À partir de là, tout allait bien pour Noël, mais en janvier, tout a commencé à s'effriter. Je devenais nerveux et malade chez moi, qui était mon refuge. Ça ne s'arrêterait pas. J'étais dans un état de panique constant et je ne pouvais pas dormir, manger ou même fonctionner.

Je suis allé aux urgences plus souvent que je ne souhaite l'admettre, pensant que j'étais en train de subir une crise cardiaque ou de mourir. Ils ne pouvaient vraiment pas m'aider, mais ils me donnaient un IV et un Ativan et me renvoyaient chez moi.

Au cours des trois mois suivants, mon poids est devenu si bas que j'ai dû prendre des liquides intraveineux car mon anxiété était si grande que je ne pouvais pas manger. J'ai dû passer la nuit à l'hôpital une fois pour pouvoir me nourrir à nouveau dans des conditions presque normales. J'étais terrifiée et je ne voulais pas admettre que j'avais un problème qui n'avait rien à voir avec physique. Comment avouez-vous que c'est votre cerveau qui cause toutes ces horribles maladies physiques?

Ma belle-mère est arrivée un samedi chez nous et a paniqué quand elle m'a vue. Mes os de la hanche ressortaient et je semblais incroyablement malsaine et malade. Mon mari très favorable et moi avons décidé que nous devions faire quelque chose pour me faire

Cette nuit-là, j'ai pris la difficile décision de m'inscrire dans un hôpital psychiatrique, où j'ai passé la semaine suivante à me concentrer sur moi-même. J'étais tellement contre les médicaments, mais j'ai finalement admis que c'était ma seule option à ce moment-là..

À l'hôpital, j'ai pu constater que je n'étais pas «brisé» et que je n'étais pas seul. J'avais un groupe de soutien instantané composé de personnes qui vivaient exactement les mêmes choses que moi. Nous avons pu apprendre les uns des autres et aider à s’encourager mutuellement.

Après avoir quitté l'hôpital, j'ai suivi cinq semaines de thérapie comportementale dialectique en clinique externe, où j'ai appris à gérer les «faux signaux» de danger de mon cerveau. J'ai tellement appris sur moi-même et sur mes déclencheurs. J'ai commencé à voir un nouveau psychiatre qui correspond bien plus à mes besoins et à mes convictions. Je vais aussi chez mon coach de vie qui a été formidable pour m'aider à avancer et à faire face à mes peurs.

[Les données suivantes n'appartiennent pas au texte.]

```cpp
struct Stom {
    double gsmax, rsmx, inv02rsmx, gs2;
};
template <bool F>
__device__ __forceinline__ double stomcond(double Rswabs, const Stom& s, const MathK& K, Canary& cn) {
    if (Rswabs <= 0.0) return 0.0;
    double gs = s.gsmax;
    if (Rswabs < s.rsmx) gs = s.gsmax * fexp_s<F>((Rswabs - s.rsmx) * s.inv02rsmx, K);
    cap<F>(gs, s.gs2, cn);
    return gs;
}
// ... 51 lines not shown
    flr<F>(G, -0.6 * Rmx, cn);
    const double Tg = pm_temperature_r<F, F && !TM::in_registers>(cy.num0 - G, cy.rden, dTmx, tc, tdew, cn);
    o.Tg = Tg;
    o.DD = DD;
    if constexpr (DG::on) {
        dg(DG_T0, Tg);
        dg(DG_G, G);
        dg(DG_KDDG, DD);
    }
    if (!above_ground) return;
    constexpr bool lean = TM::in_registers;
    double c_ghafac = C(CF_GHAFAC), c_smin = C(CF_SMIN), c_invrge = C(CF_INVRGE), c_pai = C(CF_PAI),
           c_ksat = C(CF_KSAT), c_psunsat = C(CF_PSUNSAT), c_shadefac = lean ? 0.0 : C(CF_SHADEFAC),
           c_ompc = lean ? 0.0 : C(CF_OMPC), c_svfa = lean ? 0.0 : C(CF_SVFA);
    double rlw = T(TF_RLW), rsw = T(TF_RSW), rdif = T(TF_RDIF), t_idx = T(TF_IDX), lapk = T(TF_LAPK),
           es = T(TF_ES), De = T(TF_DE), rem = T(TF_REM), ghr = T(TF_GHRRAD);
    if (lean) pin(c_ghafac, c_smin, c_invrge, c_pai, c_ksat, c_psunsat);
    else pin(c_ghafac, c_smin, c_invrge, c_pai, c_ksat, c_psunsat, c_shadefac, c_ompc, c_svfa, rlw, rsw, rdif, t_idx,
             lapk, es, De, rem, ghr);
    const double uf = cy.uf;
    double gHa = uf * c_ghafac;
    flr<F>(gHa, 0.0001, cn);
    constexpr bool PAIR = F && !lean;
    const double surfwet = (soilm - c_smin) * c_invrge;
    double esTg = 0.0, dgw = 0.0, gwet = 0.0;
    auto ground_wetness = [&]() {
        double eT = esTg - ea;
        flr<F>(eT, 0.001, cn);
        double plf = 0.8753 - 1.7126 * flog(eT, K);
        dgw = 1.0 + fexp_s<F>(-plf, K);
    };
    if (!PAIR) {
        esTg = satvap_f<F>(Tg, K);
        ground_wetness();
        gwet = frcp(dgw);
        flr<F>(gwet, surfwet, cn);
    }
    const int idx = (int)t_idx;
    double gS = 9999.99;
    Stom st;
    st.gs2 = 0.0;
    bool have_gs2 = false;
    auto load_stom = [&]() {
        if (soil_shared) {
            st.gsmax = C(CF_GSMAX);
            st.rsmx = C(CF_RSMX);
// ... 30 lines not shown
                inv2cosb = 1.0 / (2.0 * cos(zend));
            } else {
                tanb = T(TF_TANB); tan2b = T(TF_TAN2B); inv2cosb = T(TF_INV2COSB);
            }
            kb = fsqrt(C(CF_XX) + tan2b) * C(CF_KDENINV);
            if (flags & (FL_XONE | FL_XINF | FL_XZERO))
                kb = (flags & FL_XONE) ? inv2cosb : (flags & FL_XINF) ? 1.0 : tanb;
            cap<F>(kb, 6000.0, cn);
            P_sun = fdiv_m(1.0 - fexp(-kb * c_pai, K), kb);
        }
        double P_shade = c_pai - P_sun;
        if (lean) { c_shadefac = C(CF_SHADEFAC); c_ompc = C(CF_OMPC); }
        double Rshade_abs = rdif * c_shadefac;
        double Rsun_abs = (rsw - rdif) * kb * (1 - c_ompc) + Rshade_abs;
        double gs_sun = 0.0, gs_shade = 0.0;
        if (!(Rsun_abs <= 0.0) || !(Rshade_abs <= 0.0)) {
            load_stom();
            gs_sun = stomcond<F>(Rsun_abs, st, K, cn);
            gs_shade = stomcond<F>(Rshade_abs, st, K, cn);
        }
        gS = gs_sun * P_sun + gs_shade * P_shade;
    }
    double gV = 0.0;
    if (PAIR) {
        double nTg, dTg, rTg, rG;
        satvap_nd(Tg, nTg, dTg);
        frcp2(dTg, gHa + gS, rTg, rG);
        esTg = satvap_rd<F>(nTg, rTg, K);
        if (gS > 0.0) gV = (gHa * gS) * rG;
        ground_wetness();
    } else if (gS > 0.0) gV = fdiv_m(gHa * gS, gHa + gS);
    if (lean) c_svfa = C(CF_SVFA);
    const double Rabs = cy.radCsw + 0.97 * c_svfa * rlw;
    const double mC = lapk * gV;
    const double esw = (es - ea) * surfwet;
    const double numC = Rabs - rem - mC * esw - G, denC = 29.3 * (gHa + ghr) + mC * De;
    double Tcan;
    if (PAIR) {
        double rC;
        frcp2_m(dgw, denC, gwet, rC);
        flr<F>(gwet, surfwet, cn);
        Tcan = pm_temperature_r<F, F && !lean>(numC, rC, dTmx, tc, tdew, cn);
    } else {
        Tcan = pm_temperature<F, F && !lean>(numC, denC, dTmx, tc, tdew, cn);
    }
    double esTcan, muR = 0.0;
    if (PAIR) {
        double nTc, dTc, rTc;
        satvap_nd(Tcan, nTc, dTc);
        if (flags & FL_BELOW) frcp2(dTc, C(CF_A2H) * uf, rTc, muR);
        else rTc = frcp(dTc);
        esTcan = satvap_rd<F>(nTc, rTc, K);
    } else {
        esTcan = satvap_f<F>(Tcan, K);
    }
    midway();
    double ez;
    if (!(flags & FL_BELOW)) {
        double w = C(CF_OML1);
        bool prof = (flags & FL_ABOVE1) != 0;
        o.Tz = prof ? tc + (Tcan - tc) * w : Tcan;
        ez = prof ? ea + (esTcan - ea) * surfwet * w : ea + (esTcan - ea) * surfwet;
        o.tleaf = Tcan;
        o.lwup = lw_emit(Tcan);
        o.lwdn = rlw;
    } else {
        double c_uzfac = C(CF_UZFAC), emg = C(CF_EMG), ema = C(CF_EMA), invleafd = C(CF_INVLEAFD),
               c_hom = C(CF_HOM), c_homp = C(CF_HOMP), t_u2 = T(TF_U2);
        pin(c_uzfac, emg, ema, invleafd, c_hom, c_homp, t_u2);
        double uz = uf * c_uzfac;
        cap<F>(uz, t_u2, cn);
        const double lwcan = lw_emit(Tcan), lwgro = lw_emit(Tg);
        const double lwup = emg * lwgro + (1 - emg) * lwcan;
        const double lwdn = ema * rlw + (1 - ema) * lwcan;
        const double lwabs = 0.97 * 0.5 * (lwup + lwdn);
        const bool lit = F || (rsw > 0.0 && (flags & FL_PAI));
        const double leafabs = (lit ? c_hom * cy.X : 0.0) + lwabs;
        double gh = (0.135 * 1.4) * fsqrt_m(uz * invleafd);
        const double RnetL = leafabs - lwcan;
        bool floors_idle = false;
        {
            const double tq = gh * (1.0 / 0.0463), tq2 = tq * tq;
            const bool clear = gh >= 0.0500001 && tq2 * tq2 * tq >= (fabs(RnetL) * invleafd) * 1.000001;
            floors_idle = __builtin_amdgcn_ballot_w64(!clear) == 0;
        }
        double a02 = 0.0;
        if (!floors_idle) {
            a02 = mincond_a02<F>(RnetL, invleafd, K, cn);
            double gmin = mincond_gmin<F>(g.hf0p, a02, cn);
            flr<F>(gh, gmin, cn);
        }
        double gVl = gh;
        if (flags & FL_STOM) {
            gVl = 0.0;
            const double PARabs = lit ? c_homp * cy.X : 0.0;
            double gs = 0.0;
            if (PARabs > 0.0) {
                if (!have_gs2) load_stom();
// ... 70 lines not shown
        }
        const double HL = 29.3 * gh * (tleaf - tc);
        const double LL = mL * (esTl - ea) * surfwet;
        const double cp43 = 29.3 * 43.0;
        {
            double Flux = HC * omem, SH = Th * cp43, SG = Tg * cp43;
            double mxnear = fabs(tleaf - Th) * cp43;
            double SC = SH + Flux * rKc;
            double farg = (Kg * SG + Kh * SH + Kc * SC) * invK;
            double near = nf * (HL * lden);
            near_field_limit<F>(near, mxnear);
            o.Tz = (near + farg) * (1.0 / cp43);
        }
        {
            double Flux = LC * omem, SH = eh * mu, SG = esTg * gwet * mu;
            double mxnear = fabs(esTl - eh) * mu;
            double SC = SH + Flux * rKc;
            double farg = (Kg * SG + Kh * SH + Kc * SC) * invK;
            double near = nf * (LL * lden);
            near_field_limit<F>(near, mxnear);
            ez = (near + farg) * invmu;
        }
    }
    double rh;
    if (F) {
        rh = (ez * (100.0 / 0.61078)) * fexp_s<true>(-satvap_arg(o.Tz), K);
    } else {
        rh = fdiv(ez, satvap(o.Tz, K)) * 100.0;
    }
    if (F) cn.watch(rh);
    cap<F>(rh, 100.0, cn);
    o.rh = rh;
    double tmx = o.tleaf;
    flr<F>(tmx, tc, cn);
    flr<F>(tmx, Tg, cn);
    flr<F>(tmx, Tcan, cn);
    double tmn = o.tleaf;
    cap<F>(tmn, tc, cn);
    cap<F>(tmn, Tg, cn);
    cap<F>(tmn, Tcan, cn);
    cap<F>(o.Tz, tmx + 2.0, cn);
    flr<F>(o.Tz, tmn - 2.0, cn);
}

}
```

En y repensant, il n’est pas étonnant que j’ai touché le fond, compte tenu du stress et de la pression des parents décédés jeunes du cancer, de conflits liés à la garde de mon ex-mari, de la lourdeur de ses déplacements, de son travail, de ses études et de plus de tâches que moi. peut compter. Je ne pouvais pas tout supporter. Depuis lors, j'ai appris à me mettre en premier; quand je ne le fais pas, je ne suis d'aucune utilité pour personne autour de moi.

Voici comment je l'ai fait:

J'ai parlé à mon patron et coupé l'aspect voyage de mon travail. Je suis maintenant à la maison avec ma famille tous les soirs.

Je me suis fixé de petits objectifs. J'avais 10 semaines de retard dans mes devoirs, alors je me suis fixé comme objectif de faire deux heures par jour jusqu'à ce que je rattrape mon retard. Suivre mon plan et mes objectifs m'a permis de rattraper avec facilité.

Je reçois une pédicure ou un massage au moins une fois par mois. Ce sont des friandises pour moi qui me permettent de me déconnecter de tout, ne serait-ce que pendant une heure..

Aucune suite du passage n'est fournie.